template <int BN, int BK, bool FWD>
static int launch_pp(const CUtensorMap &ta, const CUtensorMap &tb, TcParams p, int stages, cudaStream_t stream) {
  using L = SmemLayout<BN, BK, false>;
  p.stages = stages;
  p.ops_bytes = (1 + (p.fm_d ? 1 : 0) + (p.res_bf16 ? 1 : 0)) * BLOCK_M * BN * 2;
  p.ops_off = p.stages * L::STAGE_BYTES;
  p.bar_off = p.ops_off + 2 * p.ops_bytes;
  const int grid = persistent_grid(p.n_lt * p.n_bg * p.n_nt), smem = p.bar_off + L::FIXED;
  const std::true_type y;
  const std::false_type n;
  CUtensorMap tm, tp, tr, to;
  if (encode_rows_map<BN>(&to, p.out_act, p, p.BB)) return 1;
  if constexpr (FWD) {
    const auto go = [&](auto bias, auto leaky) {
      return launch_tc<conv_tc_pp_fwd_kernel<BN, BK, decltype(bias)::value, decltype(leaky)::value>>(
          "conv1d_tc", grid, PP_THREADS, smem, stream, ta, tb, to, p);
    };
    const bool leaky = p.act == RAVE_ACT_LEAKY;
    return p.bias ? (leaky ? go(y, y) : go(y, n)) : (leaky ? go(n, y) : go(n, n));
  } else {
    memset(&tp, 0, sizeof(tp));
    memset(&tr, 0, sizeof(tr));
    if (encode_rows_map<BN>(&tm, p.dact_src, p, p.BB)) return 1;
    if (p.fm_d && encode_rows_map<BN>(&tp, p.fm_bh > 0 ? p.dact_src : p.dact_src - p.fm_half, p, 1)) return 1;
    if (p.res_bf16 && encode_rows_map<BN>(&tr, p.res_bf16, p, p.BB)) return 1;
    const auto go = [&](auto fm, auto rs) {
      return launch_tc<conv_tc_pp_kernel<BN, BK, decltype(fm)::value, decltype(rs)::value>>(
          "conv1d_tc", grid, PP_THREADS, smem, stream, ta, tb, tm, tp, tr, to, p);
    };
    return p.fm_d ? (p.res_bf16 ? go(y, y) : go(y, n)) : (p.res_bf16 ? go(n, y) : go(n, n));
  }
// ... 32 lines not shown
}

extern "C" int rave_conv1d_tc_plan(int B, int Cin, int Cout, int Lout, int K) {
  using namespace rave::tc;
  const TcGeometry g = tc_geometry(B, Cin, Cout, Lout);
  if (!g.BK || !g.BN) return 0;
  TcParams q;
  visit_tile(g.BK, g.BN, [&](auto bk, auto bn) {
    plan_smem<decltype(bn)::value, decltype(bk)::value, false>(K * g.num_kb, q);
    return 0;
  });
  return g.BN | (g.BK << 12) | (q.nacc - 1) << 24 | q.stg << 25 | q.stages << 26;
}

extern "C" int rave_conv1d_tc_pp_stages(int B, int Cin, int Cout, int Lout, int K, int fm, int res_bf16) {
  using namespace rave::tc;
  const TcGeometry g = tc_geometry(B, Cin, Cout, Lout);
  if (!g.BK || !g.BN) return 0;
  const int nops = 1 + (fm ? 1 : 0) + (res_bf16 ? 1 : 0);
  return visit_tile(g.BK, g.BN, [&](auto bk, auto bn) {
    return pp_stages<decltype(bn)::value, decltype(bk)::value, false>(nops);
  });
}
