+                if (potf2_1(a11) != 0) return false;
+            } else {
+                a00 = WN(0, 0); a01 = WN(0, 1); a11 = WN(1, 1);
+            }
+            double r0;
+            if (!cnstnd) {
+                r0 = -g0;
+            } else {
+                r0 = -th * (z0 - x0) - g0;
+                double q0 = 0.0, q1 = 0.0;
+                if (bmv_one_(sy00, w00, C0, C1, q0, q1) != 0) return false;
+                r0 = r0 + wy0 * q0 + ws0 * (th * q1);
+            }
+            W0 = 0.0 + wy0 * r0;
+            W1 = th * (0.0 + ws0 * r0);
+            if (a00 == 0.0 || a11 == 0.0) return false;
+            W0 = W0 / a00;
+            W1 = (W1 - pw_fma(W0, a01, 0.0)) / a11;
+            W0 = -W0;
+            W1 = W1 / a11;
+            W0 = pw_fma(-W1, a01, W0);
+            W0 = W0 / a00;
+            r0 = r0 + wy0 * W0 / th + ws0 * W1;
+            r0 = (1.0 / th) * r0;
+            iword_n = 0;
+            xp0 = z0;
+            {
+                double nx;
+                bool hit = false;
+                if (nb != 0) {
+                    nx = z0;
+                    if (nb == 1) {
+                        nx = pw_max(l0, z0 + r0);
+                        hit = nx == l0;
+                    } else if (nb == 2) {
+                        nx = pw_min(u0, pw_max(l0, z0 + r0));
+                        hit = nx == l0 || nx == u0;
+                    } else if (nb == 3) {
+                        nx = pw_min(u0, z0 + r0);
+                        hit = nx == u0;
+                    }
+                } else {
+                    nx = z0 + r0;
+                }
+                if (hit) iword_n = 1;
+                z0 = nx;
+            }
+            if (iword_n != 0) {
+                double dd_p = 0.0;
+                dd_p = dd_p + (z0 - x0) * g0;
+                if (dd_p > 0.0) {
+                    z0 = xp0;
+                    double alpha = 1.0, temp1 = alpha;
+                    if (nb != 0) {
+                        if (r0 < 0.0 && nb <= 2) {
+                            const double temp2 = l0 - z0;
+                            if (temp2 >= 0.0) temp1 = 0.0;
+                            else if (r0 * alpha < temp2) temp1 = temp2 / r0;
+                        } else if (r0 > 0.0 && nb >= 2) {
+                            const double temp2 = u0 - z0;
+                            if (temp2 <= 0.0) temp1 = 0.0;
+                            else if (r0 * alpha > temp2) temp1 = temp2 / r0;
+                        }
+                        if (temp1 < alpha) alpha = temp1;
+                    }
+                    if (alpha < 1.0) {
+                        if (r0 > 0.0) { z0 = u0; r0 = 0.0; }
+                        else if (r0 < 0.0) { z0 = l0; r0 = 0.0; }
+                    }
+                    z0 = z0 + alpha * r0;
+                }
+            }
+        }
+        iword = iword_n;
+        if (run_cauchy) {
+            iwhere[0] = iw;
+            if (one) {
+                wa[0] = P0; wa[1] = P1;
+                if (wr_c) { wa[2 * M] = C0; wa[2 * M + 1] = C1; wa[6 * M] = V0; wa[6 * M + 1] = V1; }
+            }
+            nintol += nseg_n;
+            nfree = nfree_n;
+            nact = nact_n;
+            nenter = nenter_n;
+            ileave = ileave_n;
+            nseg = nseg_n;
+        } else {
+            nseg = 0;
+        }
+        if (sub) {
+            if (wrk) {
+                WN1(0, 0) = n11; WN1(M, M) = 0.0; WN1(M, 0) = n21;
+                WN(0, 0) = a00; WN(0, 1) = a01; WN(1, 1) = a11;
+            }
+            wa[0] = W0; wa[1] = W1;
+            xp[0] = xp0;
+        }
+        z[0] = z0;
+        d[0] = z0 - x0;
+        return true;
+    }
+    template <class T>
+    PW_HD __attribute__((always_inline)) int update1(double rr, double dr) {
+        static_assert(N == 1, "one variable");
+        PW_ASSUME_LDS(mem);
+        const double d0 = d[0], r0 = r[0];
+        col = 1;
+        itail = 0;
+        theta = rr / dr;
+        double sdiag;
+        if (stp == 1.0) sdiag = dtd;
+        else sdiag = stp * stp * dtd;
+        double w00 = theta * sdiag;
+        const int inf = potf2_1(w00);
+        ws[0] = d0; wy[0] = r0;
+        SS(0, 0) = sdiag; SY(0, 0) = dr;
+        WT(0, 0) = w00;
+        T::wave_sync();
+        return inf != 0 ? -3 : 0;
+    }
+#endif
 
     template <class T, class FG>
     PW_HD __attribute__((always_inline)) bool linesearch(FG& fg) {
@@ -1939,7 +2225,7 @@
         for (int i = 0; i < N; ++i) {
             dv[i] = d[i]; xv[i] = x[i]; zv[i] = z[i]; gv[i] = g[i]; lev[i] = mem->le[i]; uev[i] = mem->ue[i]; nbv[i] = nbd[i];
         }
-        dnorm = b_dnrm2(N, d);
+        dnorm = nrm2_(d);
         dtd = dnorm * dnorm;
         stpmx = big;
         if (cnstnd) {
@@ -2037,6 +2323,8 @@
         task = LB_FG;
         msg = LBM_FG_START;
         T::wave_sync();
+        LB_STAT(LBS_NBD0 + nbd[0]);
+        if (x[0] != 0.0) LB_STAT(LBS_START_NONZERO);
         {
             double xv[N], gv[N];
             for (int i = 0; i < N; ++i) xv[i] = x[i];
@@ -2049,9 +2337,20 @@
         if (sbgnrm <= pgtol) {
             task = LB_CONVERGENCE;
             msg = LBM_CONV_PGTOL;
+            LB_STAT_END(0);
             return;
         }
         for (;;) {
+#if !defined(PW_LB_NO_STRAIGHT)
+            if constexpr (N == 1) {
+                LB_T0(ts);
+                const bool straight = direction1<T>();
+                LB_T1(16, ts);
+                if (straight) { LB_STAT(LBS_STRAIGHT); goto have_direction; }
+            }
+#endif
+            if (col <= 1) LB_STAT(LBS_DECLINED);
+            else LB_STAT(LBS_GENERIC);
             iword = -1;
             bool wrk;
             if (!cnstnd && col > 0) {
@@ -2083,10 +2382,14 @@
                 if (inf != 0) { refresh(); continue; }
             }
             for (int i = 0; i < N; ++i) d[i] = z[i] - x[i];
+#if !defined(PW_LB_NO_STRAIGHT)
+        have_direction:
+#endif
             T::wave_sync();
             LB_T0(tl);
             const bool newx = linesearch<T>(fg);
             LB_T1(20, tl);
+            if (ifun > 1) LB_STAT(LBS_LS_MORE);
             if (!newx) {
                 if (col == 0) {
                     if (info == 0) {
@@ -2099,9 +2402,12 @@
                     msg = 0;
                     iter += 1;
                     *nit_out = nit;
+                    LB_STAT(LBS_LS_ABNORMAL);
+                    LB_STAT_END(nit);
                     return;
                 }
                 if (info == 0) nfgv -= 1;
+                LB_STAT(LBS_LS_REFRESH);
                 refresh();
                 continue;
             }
--
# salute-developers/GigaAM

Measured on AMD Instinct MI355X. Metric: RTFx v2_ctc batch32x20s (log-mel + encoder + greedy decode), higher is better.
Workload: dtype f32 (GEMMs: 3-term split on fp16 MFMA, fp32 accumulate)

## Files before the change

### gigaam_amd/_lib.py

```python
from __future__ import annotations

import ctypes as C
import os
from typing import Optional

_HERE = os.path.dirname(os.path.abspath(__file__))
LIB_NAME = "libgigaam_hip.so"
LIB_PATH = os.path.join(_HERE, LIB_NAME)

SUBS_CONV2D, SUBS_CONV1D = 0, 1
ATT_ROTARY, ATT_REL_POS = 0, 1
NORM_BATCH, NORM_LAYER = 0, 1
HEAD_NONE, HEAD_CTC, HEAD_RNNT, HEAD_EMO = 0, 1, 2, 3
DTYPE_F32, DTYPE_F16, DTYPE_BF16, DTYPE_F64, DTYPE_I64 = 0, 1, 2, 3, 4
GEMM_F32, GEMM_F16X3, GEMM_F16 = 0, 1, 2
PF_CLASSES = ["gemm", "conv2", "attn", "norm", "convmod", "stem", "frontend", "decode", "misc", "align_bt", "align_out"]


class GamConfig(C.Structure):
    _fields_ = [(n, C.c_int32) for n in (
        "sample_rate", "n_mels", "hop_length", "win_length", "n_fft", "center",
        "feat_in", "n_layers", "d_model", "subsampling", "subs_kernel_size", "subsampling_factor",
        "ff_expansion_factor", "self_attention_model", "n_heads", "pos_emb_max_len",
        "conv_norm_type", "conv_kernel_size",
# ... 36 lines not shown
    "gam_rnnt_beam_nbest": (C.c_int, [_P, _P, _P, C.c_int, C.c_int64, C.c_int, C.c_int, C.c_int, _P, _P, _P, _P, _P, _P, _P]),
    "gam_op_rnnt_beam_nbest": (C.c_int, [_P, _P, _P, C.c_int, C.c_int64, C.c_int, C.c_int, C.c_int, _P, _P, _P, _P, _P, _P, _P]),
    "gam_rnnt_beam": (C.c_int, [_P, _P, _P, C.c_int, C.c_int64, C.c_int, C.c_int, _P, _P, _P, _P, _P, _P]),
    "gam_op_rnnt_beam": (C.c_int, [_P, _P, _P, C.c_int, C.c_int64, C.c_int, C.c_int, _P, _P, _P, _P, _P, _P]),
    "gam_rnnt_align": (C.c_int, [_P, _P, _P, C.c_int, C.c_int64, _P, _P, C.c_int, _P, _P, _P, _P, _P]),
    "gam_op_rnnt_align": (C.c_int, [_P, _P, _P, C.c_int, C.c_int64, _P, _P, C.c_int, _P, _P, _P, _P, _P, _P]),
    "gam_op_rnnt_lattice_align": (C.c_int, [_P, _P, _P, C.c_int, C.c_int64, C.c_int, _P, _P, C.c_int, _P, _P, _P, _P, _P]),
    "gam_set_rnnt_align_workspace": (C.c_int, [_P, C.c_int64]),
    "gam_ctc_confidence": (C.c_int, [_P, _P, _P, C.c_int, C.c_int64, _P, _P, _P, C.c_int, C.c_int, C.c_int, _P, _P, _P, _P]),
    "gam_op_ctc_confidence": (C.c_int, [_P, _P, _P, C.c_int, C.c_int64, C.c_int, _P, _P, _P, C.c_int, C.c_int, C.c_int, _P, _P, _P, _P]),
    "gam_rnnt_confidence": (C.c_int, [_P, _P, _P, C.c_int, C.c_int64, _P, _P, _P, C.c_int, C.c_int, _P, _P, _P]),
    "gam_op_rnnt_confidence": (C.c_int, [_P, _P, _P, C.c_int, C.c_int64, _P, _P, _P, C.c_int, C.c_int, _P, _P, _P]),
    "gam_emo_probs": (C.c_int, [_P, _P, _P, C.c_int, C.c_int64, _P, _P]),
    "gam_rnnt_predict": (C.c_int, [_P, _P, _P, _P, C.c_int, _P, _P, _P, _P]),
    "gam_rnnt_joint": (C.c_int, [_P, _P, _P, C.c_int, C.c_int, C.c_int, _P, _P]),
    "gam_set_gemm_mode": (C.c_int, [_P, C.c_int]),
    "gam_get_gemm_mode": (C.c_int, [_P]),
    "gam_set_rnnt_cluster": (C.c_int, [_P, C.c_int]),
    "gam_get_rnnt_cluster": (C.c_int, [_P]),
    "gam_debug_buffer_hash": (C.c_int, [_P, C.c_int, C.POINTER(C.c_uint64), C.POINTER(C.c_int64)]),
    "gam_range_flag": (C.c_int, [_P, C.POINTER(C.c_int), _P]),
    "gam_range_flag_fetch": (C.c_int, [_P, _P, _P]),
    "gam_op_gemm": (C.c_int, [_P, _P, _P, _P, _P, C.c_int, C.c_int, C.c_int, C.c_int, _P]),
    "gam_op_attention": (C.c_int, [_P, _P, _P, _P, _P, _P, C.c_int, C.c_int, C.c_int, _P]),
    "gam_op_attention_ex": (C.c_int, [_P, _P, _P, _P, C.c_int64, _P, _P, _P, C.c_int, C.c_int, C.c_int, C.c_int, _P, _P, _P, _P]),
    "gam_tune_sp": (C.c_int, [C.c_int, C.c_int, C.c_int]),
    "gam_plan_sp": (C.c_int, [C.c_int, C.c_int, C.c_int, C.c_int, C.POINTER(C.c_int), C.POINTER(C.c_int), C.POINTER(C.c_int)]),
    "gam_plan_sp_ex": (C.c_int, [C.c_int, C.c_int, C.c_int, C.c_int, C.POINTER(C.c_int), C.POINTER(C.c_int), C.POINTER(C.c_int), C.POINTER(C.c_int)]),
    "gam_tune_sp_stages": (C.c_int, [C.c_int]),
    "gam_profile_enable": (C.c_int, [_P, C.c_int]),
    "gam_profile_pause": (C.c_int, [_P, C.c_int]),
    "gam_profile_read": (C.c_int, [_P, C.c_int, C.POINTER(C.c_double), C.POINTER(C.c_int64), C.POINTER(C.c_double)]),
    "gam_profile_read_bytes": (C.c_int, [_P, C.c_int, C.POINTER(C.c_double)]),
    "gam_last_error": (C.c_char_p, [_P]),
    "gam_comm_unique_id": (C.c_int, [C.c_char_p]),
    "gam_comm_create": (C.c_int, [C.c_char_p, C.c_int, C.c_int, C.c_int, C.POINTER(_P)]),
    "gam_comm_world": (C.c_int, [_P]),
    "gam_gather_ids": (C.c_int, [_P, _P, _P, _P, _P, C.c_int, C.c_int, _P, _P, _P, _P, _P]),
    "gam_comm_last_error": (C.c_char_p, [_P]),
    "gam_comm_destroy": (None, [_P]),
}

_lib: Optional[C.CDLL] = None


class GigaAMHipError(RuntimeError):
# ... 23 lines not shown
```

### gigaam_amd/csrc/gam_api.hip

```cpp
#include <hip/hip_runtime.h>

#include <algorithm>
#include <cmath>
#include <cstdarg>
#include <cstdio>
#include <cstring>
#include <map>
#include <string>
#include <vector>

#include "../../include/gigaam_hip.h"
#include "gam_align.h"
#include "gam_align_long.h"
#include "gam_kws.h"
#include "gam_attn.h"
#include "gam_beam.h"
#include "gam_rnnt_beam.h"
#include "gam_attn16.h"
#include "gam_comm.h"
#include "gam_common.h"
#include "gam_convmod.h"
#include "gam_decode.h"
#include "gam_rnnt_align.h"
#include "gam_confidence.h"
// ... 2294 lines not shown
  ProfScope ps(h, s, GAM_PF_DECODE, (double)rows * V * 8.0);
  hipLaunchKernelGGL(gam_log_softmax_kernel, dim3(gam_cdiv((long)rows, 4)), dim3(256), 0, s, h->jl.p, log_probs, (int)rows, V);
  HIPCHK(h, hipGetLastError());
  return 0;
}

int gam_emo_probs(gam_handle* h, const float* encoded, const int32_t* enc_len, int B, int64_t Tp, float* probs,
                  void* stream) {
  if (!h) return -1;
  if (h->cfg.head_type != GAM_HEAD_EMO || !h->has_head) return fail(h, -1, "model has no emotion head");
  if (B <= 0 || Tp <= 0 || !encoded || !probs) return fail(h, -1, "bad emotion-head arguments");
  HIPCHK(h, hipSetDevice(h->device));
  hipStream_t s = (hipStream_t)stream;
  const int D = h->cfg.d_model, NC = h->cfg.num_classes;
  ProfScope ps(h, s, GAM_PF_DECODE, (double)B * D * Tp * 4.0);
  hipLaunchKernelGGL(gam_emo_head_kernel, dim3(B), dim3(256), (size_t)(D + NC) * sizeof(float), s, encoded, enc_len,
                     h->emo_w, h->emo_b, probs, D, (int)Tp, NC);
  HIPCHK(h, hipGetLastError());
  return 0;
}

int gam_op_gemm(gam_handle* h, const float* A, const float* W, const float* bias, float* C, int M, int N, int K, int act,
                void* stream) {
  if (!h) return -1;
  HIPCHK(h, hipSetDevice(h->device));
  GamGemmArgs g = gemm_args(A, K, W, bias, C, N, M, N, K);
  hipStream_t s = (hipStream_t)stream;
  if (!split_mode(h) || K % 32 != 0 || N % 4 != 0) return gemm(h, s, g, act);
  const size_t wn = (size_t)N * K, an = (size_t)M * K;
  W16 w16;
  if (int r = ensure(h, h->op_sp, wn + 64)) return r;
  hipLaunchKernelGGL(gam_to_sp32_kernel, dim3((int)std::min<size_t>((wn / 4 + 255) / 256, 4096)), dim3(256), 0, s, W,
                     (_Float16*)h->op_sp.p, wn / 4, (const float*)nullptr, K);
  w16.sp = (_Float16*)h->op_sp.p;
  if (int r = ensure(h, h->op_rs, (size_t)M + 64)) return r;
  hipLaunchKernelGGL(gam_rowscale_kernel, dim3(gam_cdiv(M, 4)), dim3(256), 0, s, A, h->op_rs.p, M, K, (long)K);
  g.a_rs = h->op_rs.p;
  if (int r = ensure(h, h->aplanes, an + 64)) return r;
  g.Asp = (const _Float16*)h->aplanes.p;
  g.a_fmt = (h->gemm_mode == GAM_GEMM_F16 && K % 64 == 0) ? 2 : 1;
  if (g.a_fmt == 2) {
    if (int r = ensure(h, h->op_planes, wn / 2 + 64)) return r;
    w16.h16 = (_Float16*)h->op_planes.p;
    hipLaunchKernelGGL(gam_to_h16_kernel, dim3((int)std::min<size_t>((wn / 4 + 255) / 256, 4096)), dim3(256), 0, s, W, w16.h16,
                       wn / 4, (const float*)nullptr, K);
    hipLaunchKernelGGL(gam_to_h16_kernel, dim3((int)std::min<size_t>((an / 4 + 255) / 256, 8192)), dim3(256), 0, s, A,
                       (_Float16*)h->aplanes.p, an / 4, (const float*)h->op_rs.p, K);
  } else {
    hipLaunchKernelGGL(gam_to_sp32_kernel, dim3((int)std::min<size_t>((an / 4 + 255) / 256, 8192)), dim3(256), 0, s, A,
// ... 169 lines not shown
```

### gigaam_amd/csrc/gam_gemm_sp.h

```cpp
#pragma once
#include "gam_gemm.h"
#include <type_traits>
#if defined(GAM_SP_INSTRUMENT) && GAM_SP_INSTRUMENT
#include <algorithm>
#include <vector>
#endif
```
--
### Problem details:
For every line above that includes the word "memset", return the line.

### Expected output:
    memset(&tp, 0, sizeof(tp));
    memset(&tr, 0, sizeof(tr));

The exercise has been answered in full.